Last week, we published an article “The Simple Morality of Punching Nazis: Counter the Extremist,” which explicitly called for violence. I almost did not allow it to be published, since we do not wish to promote violence. But I also did not want to suppress a viewpoint that I know is quite prevalent. A recent poll by the Brookings Institute revealed that almost 1 in 5 college students believe it is acceptable to use vilence to silence a speaker. As a society, we need to openly engage with ideas that we disagree with. Thus I decided to publish it and immediately set about responding to the author’s points. That effort culminated in this article. In the future, however, The Hill News will not publish material that encourages violence.
In the article, the author makes a series of claims that need to be examined. The author defines Richard Spencer, the rest of his alt-right cohort, neo-confederate groups, and neo-nazis all as Nazis. He does so “for simplicity,” arguing that if you chant and march with Nazis, you’re a Nazi.
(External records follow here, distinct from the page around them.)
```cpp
#ifdef KSA_STAMPS
  unsigned long long seg[12] = {0, 0, 0, 0, 0, 0, 0, 0, 0, 0, 0, 0};
  unsigned long long t_last;
  asm volatile("s_memtime %0\n\ts_waitcnt lgkmcnt(0)" : "=s"(t_last)::"memory");
#endif
  for (int vf = blockIdx.x; vf < total; vf += gridDim.x) {
    const int frame = vf / NP;
    const int k_lo = k_lo_of(vf), k_hi = k_hi_of(vf);
    float acc[32];
    const float init = p.cumu == CUMU_MIN ? __builtin_inff() : 0.0f;
#pragma unroll
    for (int i = 0; i < 32; ++i) acc[i] = init;
    if constexpr (KSA32_PREFETCH) issue_loads(vf, k_lo);
    if constexpr (KSA32_PREFETCH == 2) load_taps();

    for (int k = k_lo; k < k_hi; ++k) {
      if constexpr (!KSA32_PREFETCH) issue_loads(vf, k);
      if constexpr (!KSA32_WIN_REGS && KSA32_PREFETCH != 2) load_taps();
      float2 v[32];
#pragma unroll
      for (int q = 0; q < 32; ++q) {
        if constexpr (FMT == FMT_C64) {
          const unsigned xr = raw[q].x, xi = raw[q].y;
          v[q] = make_float2(__uint_as_float(xr) * win[q], __uint_as_float(xi) * win[q]);
        } else if constexpr (FMT == FMT_S8 || FMT == FMT_S16) {
          const float2 x = unpack_signed<FMT>(raw[q]);
          v[q] = make_float2(x.x * win[q], x.y * win[q]);
        } else {
          const unsigned short x = raw[q];
// ... 84 lines not shown
          for (int i = 0; i < 16; ++i) acc[b * 16 + i] = nan_max_nonneg(acc[b * 16 + i], fmaf(u[i].x, u[i].x, u[i].y * u[i].y));
        } else {
#pragma unroll
          for (int i = 0; i < 16; ++i) acc[b * 16 + i] = nan_min(acc[b * 16 + i], fmaf(u[i].x, u[i].x, u[i].y * u[i].y));
        }
      }
      KSA_STAMP(6);
    }

    float* const red = reinterpret_cast<float*>(lds);
    __syncthreads();
#pragma unroll
    for (int i = 0; i < 32; ++i) red[l + L * ((i >> 4) + 2 * perm<16>(i & 15))] = acc[i];
    __syncthreads();
    if (NP == 1) {
      finish_frame<N, T, 1, CM>(p, red, frame, l);
    } else {
      float4* const dst = reinterpret_cast<float4*>(p.part_out + (long long)vf * N);
      const float4* red4 = reinterpret_cast<const float4*>(red);
      for (int q = l; q < N / 4; q += T) dst[q] = red4[q];
    }
    KSA_STAMP(8);
  }
#ifdef KSA_STAMPS
  if (p.dbg && (l & 63) == 0) {
    for (int i = 0; i < 12; ++i) p.dbg[((long long)blockIdx.x * (T / 64) + l / 64) * 12 + i] = seg[i];
  }
#endif
}

#undef PREFETCH_NEXT
#undef K32_ST
#undef K32_LD

}
```

prgs-sdr-kspecanal_amd/csrc/ksa_kernels64.hpp:

```cpp
#pragma once
#include <hip/hip_runtime.h>
#include <stdint.h>

#include "ksa_kernels.hpp"

namespace ksa {

struct Plan64 {
  static constexpr int N = 64, T = 64, S = 16, L = 4;
  static constexpr int XS = 68;
  static constexpr int LDS_BYTES = S * XS * 8 + N * 4;
};

template <int FMT, int CM, bool W1>
__global__ __launch_bounds__(64, 4) void spectrum64_kernel(const SpecParams p) {
  static_assert(FMT == FMT_C64, "adjacent-sample loads: complex64 input (16-byte loads of two samples)");
  using P = Plan64;
  constexpr int N = P::N, T = P::T, S = P::S;
  constexpr int SB = 8;
  extern __shared__ __attribute__((aligned(16))) float2 lds[];
  float* const taps_lds = reinterpret_cast<float*>(lds + S * P::XS);
  const int tid = threadIdx.x, slot = tid >> 2, l = tid & 3;
  float2* const my = lds + slot * P::XS;

  if constexpr (!W1) {
    const int n = tid, lp = (n & 7) >> 1, c = n & 1, j = n >> 3;
    taps_lds[lp * 16 + 2 * j + c] = p.window[n];
  }
  float2 twb[7];
#pragma unroll
  for (int k1 = 1; k1 < 8; ++k1) twb[k1 - 1] = p.tw_mid[(2 * l) * 8 + k1];
  __syncthreads();

  const int nm1 = p.nwin - 1;
  const int rounds = (p.nwin + S - 1) / S;
#ifdef KSA_STAMPS
  unsigned long long seg[12] = {0, 0, 0, 0, 0, 0, 0, 0, 0, 0, 0, 0};
  unsigned long long t_last;
  asm volatile("s_memtime %0\n\ts_waitcnt lgkmcnt(0)" : "=s"(t_last)::"memory");
#endif
  typedef unsigned int u32x4 __attribute__((ext_vector_type(4)));
  for (int frame = blockIdx.x; frame < p.nframes; frame += gridDim.x) {
    float acc[16];
    const float init = p.cumu == CUMU_MIN ? __builtin_inff() : 0.0f;
#pragma unroll
    for (int i = 0; i < 16; ++i) acc[i] = init;
    const char* fbase = reinterpret_cast<const char*>(p.iq) + (long long)frame * p.frame_stride * SB;
    const auto rsrc = __builtin_amdgcn_make_buffer_rsrc(const_cast<char*>(fbase), 0, p.frame_len * SB, 0x00020000);

    for (int rd = 0; rd < rounds; ++rd) {
      const int k = rd * S + slot;
      const bool active = k < p.nwin;
      float2 v[16];
      if (active) {
        const int voff = (p.starts[k] + 2 * l) * SB;
        u32x4 piece[8];
#pragma unroll
        for (int j = 0; j < 8; ++j) piece[j] = __builtin_amdgcn_raw_buffer_load_b128(rsrc, voff, 8 * j * SB, 0);
        KSA_STAMP(11);
#pragma unroll
        for (int j = 0; j < 8; ++j) {
          const float2 w2 = W1 ? make_float2(1.0f, 1.0f) : reinterpret_cast<const float2*>(taps_lds)[l * 8 + j];
          const unsigned a = piece[j].x, b = piece[j].y, c = piece[j].z, d = piece[j].w;
          if constexpr (W1) {
            v[j] = make_float2(__uint_as_float(a), __uint_as_float(b));
// ... 44 lines not shown
        KSA_STAMP(6);
        const int cm = CM == 0 ? p.cumu : CM;
        if constexpr (CM == CUMU_PSD) {
#pragma unroll
          for (int i = 0; i < 16; ++i) acc[i] = fmaf(u[i].x, u[i].x, fmaf(u[i].y, u[i].y, acc[i]));
        } else if (cm == CUMU_AVG) {
          const int e = k == 0 ? nm1 : nm1 - k + 1;
          const float wgt = ldexpf(1.0f, -e);
#pragma unroll
          for (int i = 0; i < 16; ++i)
            acc[i] = fmaf(wgt, __builtin_amdgcn_sqrtf(fmaf(u[i].x, u[i].x, u[i].y * u[i].y)), acc[i]);
        } else if (cm == CUMU_MAX) {
#pragma unroll
          for (int i = 0; i < 16; ++i) acc[i] = nan_max_nonneg(acc[i], fmaf(u[i].x, u[i].x, u[i].y * u[i].y));
        } else {
#pragma unroll
          for (int i = 0; i < 16; ++i) acc[i] = nan_min(acc[i], fmaf(u[i].x, u[i].x, u[i].y * u[i].y));
        }
      }
      KSA_STAMP(7);
    }
    float* const red = reinterpret_cast<float*>(lds);
    __syncthreads();
#pragma unroll
    for (int c = 0; c < 2; ++c)
#pragma unroll
      for (int Pp = 0; Pp < 8; ++Pp) red[slot * RedStride<N, S>::value + (2 * l + c) + 8 * perm<8>(Pp)] = acc[c * 8 + Pp];
    __syncthreads();
    KSA_STAMP(10);
    finish_frame<N, T, S, CM>(p, red, frame, tid);
    KSA_STAMP(8);
  }
#ifdef KSA_STAMPS
  if (p.dbg && tid == 0)
    for (int i = 0; i < 12; ++i) p.dbg[(long long)blockIdx.x * 12 + i] = seg[i];
#endif
}

}
```

prgs-sdr-kspecanal_amd/csrc/ksa_kernels_pair.hpp:

```cpp
#pragma once
#include <hip/hip_runtime.h>
#include <stdint.h>
#include <type_traits>

#include "ksa_fft_pair.hpp"
#include "ksa_kernels.hpp"

namespace ksa {

template <int N>
struct PlanPair {
  using P = Plan<N>;
  static_assert(P::S == 1 && P::T <= 256 && P::M >= 2, "pair kernel: one transform per workgroup, N = 1024 .. 4096");
  static constexpr bool XLAYOUT = KSA_XLAYOUT && N == 1024;
  static constexpr int ST1 = 260, K2 = 4, SH2 = 6;
  static constexpr int NPAD = XLAYOUT ? 1084 : P::N_PLUS_PAD16;
  static constexpr int LDS_BYTES = NPAD * 16 + P::MID * 8;
  static_assert(4 * N * 4 <= NPAD * 16, "output planes must fit the exchange buffer");
};

template <int N, int FMT, int RM, int CM>
__global__ __launch_bounds__(Plan<N>::T, 2) void spectrum_pair_kernel(const SpecParams p) {
  using P = Plan<N>;
  using PP = PlanPair<N>;
// ... 32 lines not shown
    const char* ba = reinterpret_cast<const char*>(p.iq) + (long long)fa * p.frame_stride * SB;
    const char* bb = reinterpret_cast<const char*>(p.iq) + (long long)fb * p.frame_stride * SB;
    const auto rsa = __builtin_amdgcn_make_buffer_rsrc(const_cast<char*>(ba), 0, p.frame_len * SB, 0x00020000);
    const auto rsb = __builtin_amdgcn_make_buffer_rsrc(const_cast<char*>(bb), 0, p.frame_len * SB, 0x00020000);
    const int start = RM > 0 ? start0 + k * (RM * L) : p.starts[k];
    const int voff = (start + l) * SB;
#pragma unroll
    for (int q = 0; q < 16; ++q) {
      if (q < q0) continue;
      if constexpr (FMT == FMT_C64) {
        ra[q] = __builtin_amdgcn_raw_buffer_load_b64(rsa, voff, L * q * SB, 0);
        rb[q] = __builtin_amdgcn_raw_buffer_load_b64(rsb, voff, L * q * SB, 0);
      } else if constexpr (FMT == FMT_S16) {
        ra[q] = __builtin_amdgcn_raw_buffer_load_b32(rsa, voff, L * q * SB, 0);
        rb[q] = __builtin_amdgcn_raw_buffer_load_b32(rsb, voff, L * q * SB, 0);
      } else {
        ra[q] = __builtin_amdgcn_raw_buffer_load_b16(rsa, voff, L * q * SB, 0);
        rb[q] = __builtin_amdgcn_raw_buffer_load_b16(rsb, voff, L * q * SB, 0);
      }
    }
  };

  const int npairs = (p.nframes + 1) / 2;
  for (int pf = blockIdx.x; pf < npairs; pf += gridDim.x) {
    const int fa = 2 * pf;
    const bool has_b = fa + 1 < p.nframes;
    const int fb = has_b ? fa + 1 : fa;
    v2f acc[16];
    const float init = p.cumu == CUMU_MIN ? __builtin_inff() : 0.0f;
#pragma unroll
    for (int i = 0; i < 16; ++i) acc[i] = splat(init);

    for (int k = 0; k < p.nwin; ++k) {
      issue_loads(fa, fb, k, (RM > 0 && k > 0) ? 16 - RM : 0);
      cx2 v[16];
#pragma unroll
      for (int q = 0; q < 16; ++q) {
        cx2 e;
        if constexpr (FMT == FMT_C64) {
          const unsigned ar = ra[q].x, ai = ra[q].y, br = rb[q].x, bi = rb[q].y;
          e.x.x = __uint_as_float(ar) * win[q]; e.x.y = __uint_as_float(br) * win[q];
          e.y.x = __uint_as_float(ai) * win[q]; e.y.y = __uint_as_float(bi) * win[q];
        } else if constexpr (FMT == FMT_S8 || FMT == FMT_S16) {
          const float2 xa = unpack_signed<FMT>(ra[q]), xb = unpack_signed<FMT>(rb[q]);
          e.x.x = xa.x * win[q]; e.x.y = xb.x * win[q];
          e.y.x = xa.y * win[q]; e.y.y = xb.y * win[q];
        } else {
// ... 68 lines not shown
        const v2f w = splat(ldexpf(1.0f, -e));
#pragma unroll
        for (int i = 0; i < 16; ++i) {
          const v2f m2 = fma2(v[i].x, v[i].x, v[i].y * v[i].y);
          acc[i] = fma2(w, v2f{__builtin_amdgcn_sqrtf(m2.x), __builtin_amdgcn_sqrtf(m2.y)}, acc[i]);
        }
      } else if (cm == CUMU_MAX) {
#pragma unroll
        for (int i = 0; i < 16; ++i) {
          const v2f m2 = fma2(v[i].x, v[i].x, v[i].y * v[i].y);
          acc[i] = v2f{nan_max_nonneg(acc[i].x, m2.x), nan_max_nonneg(acc[i].y, m2.y)};
        }
      } else {
#pragma unroll
        for (int i = 0; i < 16; ++i) {
          const v2f m2 = fma2(v[i].x, v[i].x, v[i].y * v[i].y);
          acc[i] = v2f{nan_min(acc[i].x, m2.x), nan_min(acc[i].y, m2.y)};
        }
      }
    }

    float* const red = reinterpret_cast<float*>(lds2);
    __syncthreads();
#pragma unroll
    for (int i = 0; i < 16; ++i) {
      red[l + L * perm<16>(i)] = acc[i].x;
      red[2 * N + l + L * perm<16>(i)] = acc[i].y;
    }
    __syncthreads();
    finish_frame<N, T, 1, CM>(p, red, fa, l);
    if (has_b) finish_frame<N, T, 1, CM>(p, red + 2 * N, fb, l);
  }
}

}
```

Baseline: 178.7 million.

## Replace static grid-stride frame walk with atomic ticket-based dynamic scheduling

The spectrum, pair and 64-point kernels now take their next frame (or run of frames) from a global atomic ticket counter instead of striding by gridDim. The aim is to balance load across workgroups when per-unit cost is skewed, cutting tail imbalance. The counter is reset with a memset before each launch, and the ticket is broadcast through LDS with an extra barrier. The change also adds skew-timing instrumentation behind a compile flag and a parallel experiments build.

```diff
diff --git a/prgs-sdr-kspecanal_amd/build.py b/prgs-sdr-kspecanal_amd/build.py
--- a/prgs-sdr-kspecanal_amd/build.py
+++ b/prgs-sdr-kspecanal_amd/build.py
@@ -6,6 +6,7 @@
 HERE = os.path.dirname(os.path.abspath(__file__))
 SRC = os.path.join(HERE, "csrc", "ksa_api.hip")
 OUT = os.path.join(HERE, "libksa.so")
+OUT_EXP = os.path.join(HERE, "libksa_exp.so")
 FLAGS = ["--offload-arch=gfx950", "-O3", "-std=c++17", "-fno-slp-vectorize", "-Wno-unused-value",
          "-shared", "-fPIC"]
 
@@ -15,24 +16,32 @@
     return [os.path.join(d, f) for f in sorted(os.listdir(d))] + [os.path.join(HERE, "..", "include", "ksa.h")]
 
 
-def is_stale():
-    if not os.path.exists(OUT):
+def is_stale(out=OUT):
+    if not os.path.exists(out):
         return True
-    t = os.path.getmtime(OUT)
+    t = os.path.getmtime(out)
     return any(os.path.getmtime(s) > t for s in sources())
 
 
 def build(force=False, verbose=False):
-    if not force and not is_stale():
-        return OUT
     hipcc = shutil.which("hipcc") or "/opt/rocm/bin/hipcc"
-    cmd = [hipcc] + FLAGS + ["-o", OUT + ".tmp", SRC]
-    if verbose:
-        print(" ".join(cmd))
-    r = subprocess.run(cmd, capture_output=True, text=True)
-    if r.returncode != 0:
-        raise RuntimeError("hipcc failed:\n" + r.stdout + r.stderr)
-    os.replace(OUT + ".tmp", OUT)
+    jobs = []
+    for out, extra in ((OUT, []), (OUT_EXP, ["-DKSA_EXPERIMENTS"])):
+        if not force and not is_stale(out):
+            continue
+        cmd = [hipcc] + FLAGS + extra + ["-o", out + ".tmp", SRC]
+        if verbose:
+            print(" ".join(cmd))
+        jobs.append((out, subprocess.Popen(cmd, stdout=subprocess.PIPE, stderr=subprocess.STDOUT, text=True)))
+    failed = []
+    for out, proc in jobs:
+        log = proc.communicate()[0]
+        if proc.returncode != 0:
+            failed.append(log)
+        else:
+            os.replace(out + ".tmp", out)
+    if failed:
+        raise RuntimeError("hipcc failed:\n" + "\n".join(failed))
     return OUT
 
 
diff --git a/prgs-sdr-kspecanal_amd/csrc/ksa_api.hip b/prgs-sdr-kspecanal_amd/csrc/ksa_api.hip
--- a/prgs-sdr-kspecanal_amd/csrc/ksa_api.hip
+++ b/prgs-sdr-kspecanal_amd/csrc/ksa_api.hip
@@ -101,6 +101,7 @@
   float* d_levels = nullptr;
   int* d_highs = nullptr;
   float* d_parts = nullptr;
+  unsigned* d_tickets = nullptr;
   int levels_cap = 0;
   float* d_gather = nullptr;
   size_t gather_cap = 0;
@@ -240,8 +241,9 @@
   return 0;
 }
 
+constexpr long long TICKET_MIN_POINTS = 5 * 4096;
 template <class K>
-int launch_split(ksa_engine* e, K kfn, const SpecParams& p, int n, int threads, int lds_bytes, bool may_split, int grid_cap) {
+int launch_split(ksa_engine* e, K kfn, const SpecParams& p, int n, int threads, int lds_bytes, bool may_split, int grid_cap, bool tickets = false) {
   const int capacity = e->num_cu * e->blocks_per_cu;
   SpecParams q = p;
   const int plan = plan_of(e, p);
@@ -251,6 +253,10 @@
   }
   int grid = std::max(1, std::min(q.nframes * std::max(1, q.parts), capacity));
   grid = std::max(1, std::min(grid, grid_cap));
+  if (tickets && e->d_tickets && !exp_env("KSA_STATIC_WALK") && (long long)(p.nwin / std::max(1, q.parts)) * n >= TICKET_MIN_POINTS) {
+    HIP_OK(hipMemsetAsync(e->d_tickets, 0, sizeof(unsigned), e->stream));
+    q.tickets = e->d_tickets;
+  }
   hipLaunchKernelGGL(kfn, dim3(grid), dim3(threads), lds_bytes, e->stream, q);
   if (q.parts > 1) {
     hipLaunchKernelGGL(ksa::combine_parts_kernel, dim3((n / 4 + 63) / 64, q.nframes), dim3(64), 0, e->stream, q, n);
@@ -259,6 +265,19 @@
   }
   HIP_OK(hipGetLastError());
   return 0;
+}
+
+int ticket_runs(ksa_engine* e, SpecParams& q, int units, long long points, int cap) {
+  if (const char* g = exp_env("KSA_GRID")) cap = std::max(1, std::min(cap, atoi(g)));
+  const int run = (int)std::max<long long>(1, (TICKET_MIN_POINTS + points - 1) / std::max<long long>(1, points));
+  q.ticket_run = 1;
+  if (e->d_tickets && !exp_env("KSA_STATIC_WALK") && units >= 2ll * cap * run) {
+    if (hipMemsetAsync(e->d_tickets, 0, sizeof(unsigned), e->stream) != hipSuccess) return -1;
+    q.tickets = e->d_tickets;
+    q.ticket_run = run;
+    return cap;
+  }
+  return std::max(1, std::min(units, cap));
 }
 
 template <int N, int FMT, int RM, int CM>
@@ -276,8 +295,10 @@
     return 0;
   }
   const int npairs = (p.nframes + 1) / 2;
-  const int grid = std::max(1, std::min(npairs, e->num_cu * e->pair_bpc));
-  hipLaunchKernelGGL(kfn, dim3(grid), dim3(ksa::Plan<N>::T), PP::LDS_BYTES, e->stream, p);
+  SpecParams q = p;
+  const int grid = ticket_runs(e, q, npairs, 2ll * p.nwin * N, e->num_cu * e->pair_bpc);
+  if (grid < 0) return fail("hipMemsetAsync of the ticket counter failed");
+  hipLaunchKernelGGL(kfn, dim3(grid), dim3(ksa::Plan<N>::T), PP::LDS_BYTES, e->stream, q);
   HIP_OK(hipGetLastError());
   return 0;
 }
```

The problem with this line of reasoning is that it homogenizes a heterogeneous group of frightening people. Richard Spencer and the alt-right have different aims than neo-confederates, the Ku Klux Klan, and the other groups the author mentions. They might share some views on race, but that does not mean they are the same group. We need to be able to tell them apart if we hope to counter them. A helpful analogy can be seen in how we talk about terrorism. We do not call all terrorist groups ISIS, but instead acknowledge there are different groups ranging from al-Qaeda to Boko Haram. They might have overlapping principles, but to speak of them as one group is wrong and unhelpful.
Moreover, Richard Spencer is not a Nazi. He holds some terrible views on race, but he is not of the same ilk as Hitler. The alt-right are not calling for the Fourth Reich. Richard Spencer is not obsessed with Lebensraum (Living Space) nor does he despise the Slavic people. While most people know about Hitler’s rabid anti-semitism, they often forget that he considered Slavic people to be inferior. He instructed the Wehrmacht to brutalize Soviet civilians during their invasion of the Soviet Union. Spencer and the alt-right do not share this ideology. They are actually somewhat supportive of Putin and some on the far right actually have ties to the Kremlin. While Spencer and his supporters might make explicit allusions to Nazis, that’s only to associate themselves with a powerful concept.
After providing a flawed definition of Nazism, the author then makes some questionable claims about the marketplace of ideas. He writes that we are taught in Western democracies to “just agree to disagree” with those who have different opinions. This is true for some matters, like if I encountered someone who believed that the Ticker has better music than Java. But in terms of the matter at hand, the author’s statement is wrong. When we confront the types of ideas perpetuated by Richard Spencer, we are taught to publicly and emphatically refute them. However, the author states that this strategy has not been working. He argues that despite society agreeing that Nazism is evil, “Charlottesville still happened. The marketplace of ideas has failed.”
This claim is astoundingly wrong. Sure, we still have neo-Nazi and KKK rallies, but that is because we allow freedom of speech. The existence of these rallies does not mean that as a society we are getting more racist or bigoted. In fact, the opposite is true. Data shows that we have been trending towards a more accepting society in almost all metrics. For example, in 1958, only 4 percent of Americans supported inter-racial marriages; now over 87 percent of Americans support it. Statistics from the FBI show that ethnically and racially motivated hate crimes fell 48 percent between 1998 and 2015 (but there has been a recent uptick). And only 8 percent of Americans support the white supremacy movement according to a Reuters poll. Racism still exists and we need to do more to stop it, but the situation is not as dire as the author makes it seem.
Finally, the author makes it seem like violence is necessary to stop Richard Spencer. He again cites Nazi Germany as proof, arguing that Hitler rose to power in a democracy and was only stopped by violence. But this claim is flawed. First, Hitler ran for president in 1932 and lost, receiving only 38 percent of the vote. He was thus not elected into office, but was instead appointed in 1933. Moreover, the Western world, including America, was extremely anti-semitic at that time, so Hitler’s rhetoric resonated with a receptive public. And violence was needed because Hitler started a war, possessed an army, and was actively murdering millions of people. Spencer fits none of those criteria; his message resonates with only a fraction of society, he does not have an army, and he is not actively killing people.
If everyone who holds a detestable viewpoint is a Nazi, then the term loses its descriptive power. It might be emotionally gratifying to label Richard Spencer as a Nazi— because that term is shorthand for pure evil— but it’s not accurate. If you want to reach those on the far right, violence will not help. In fact, the counter-protestors’ violence allowed Drumpf to create a false equivalency between both sides. If you doubt the power of dialogue to disabuse people of faulty notions, I implore you to look up the story of the former white-supremacist Derek Black in the Washington Post. It was not closed fists that caused him to reject his white-supremacist beliefs, but open arms and respectful dialogue.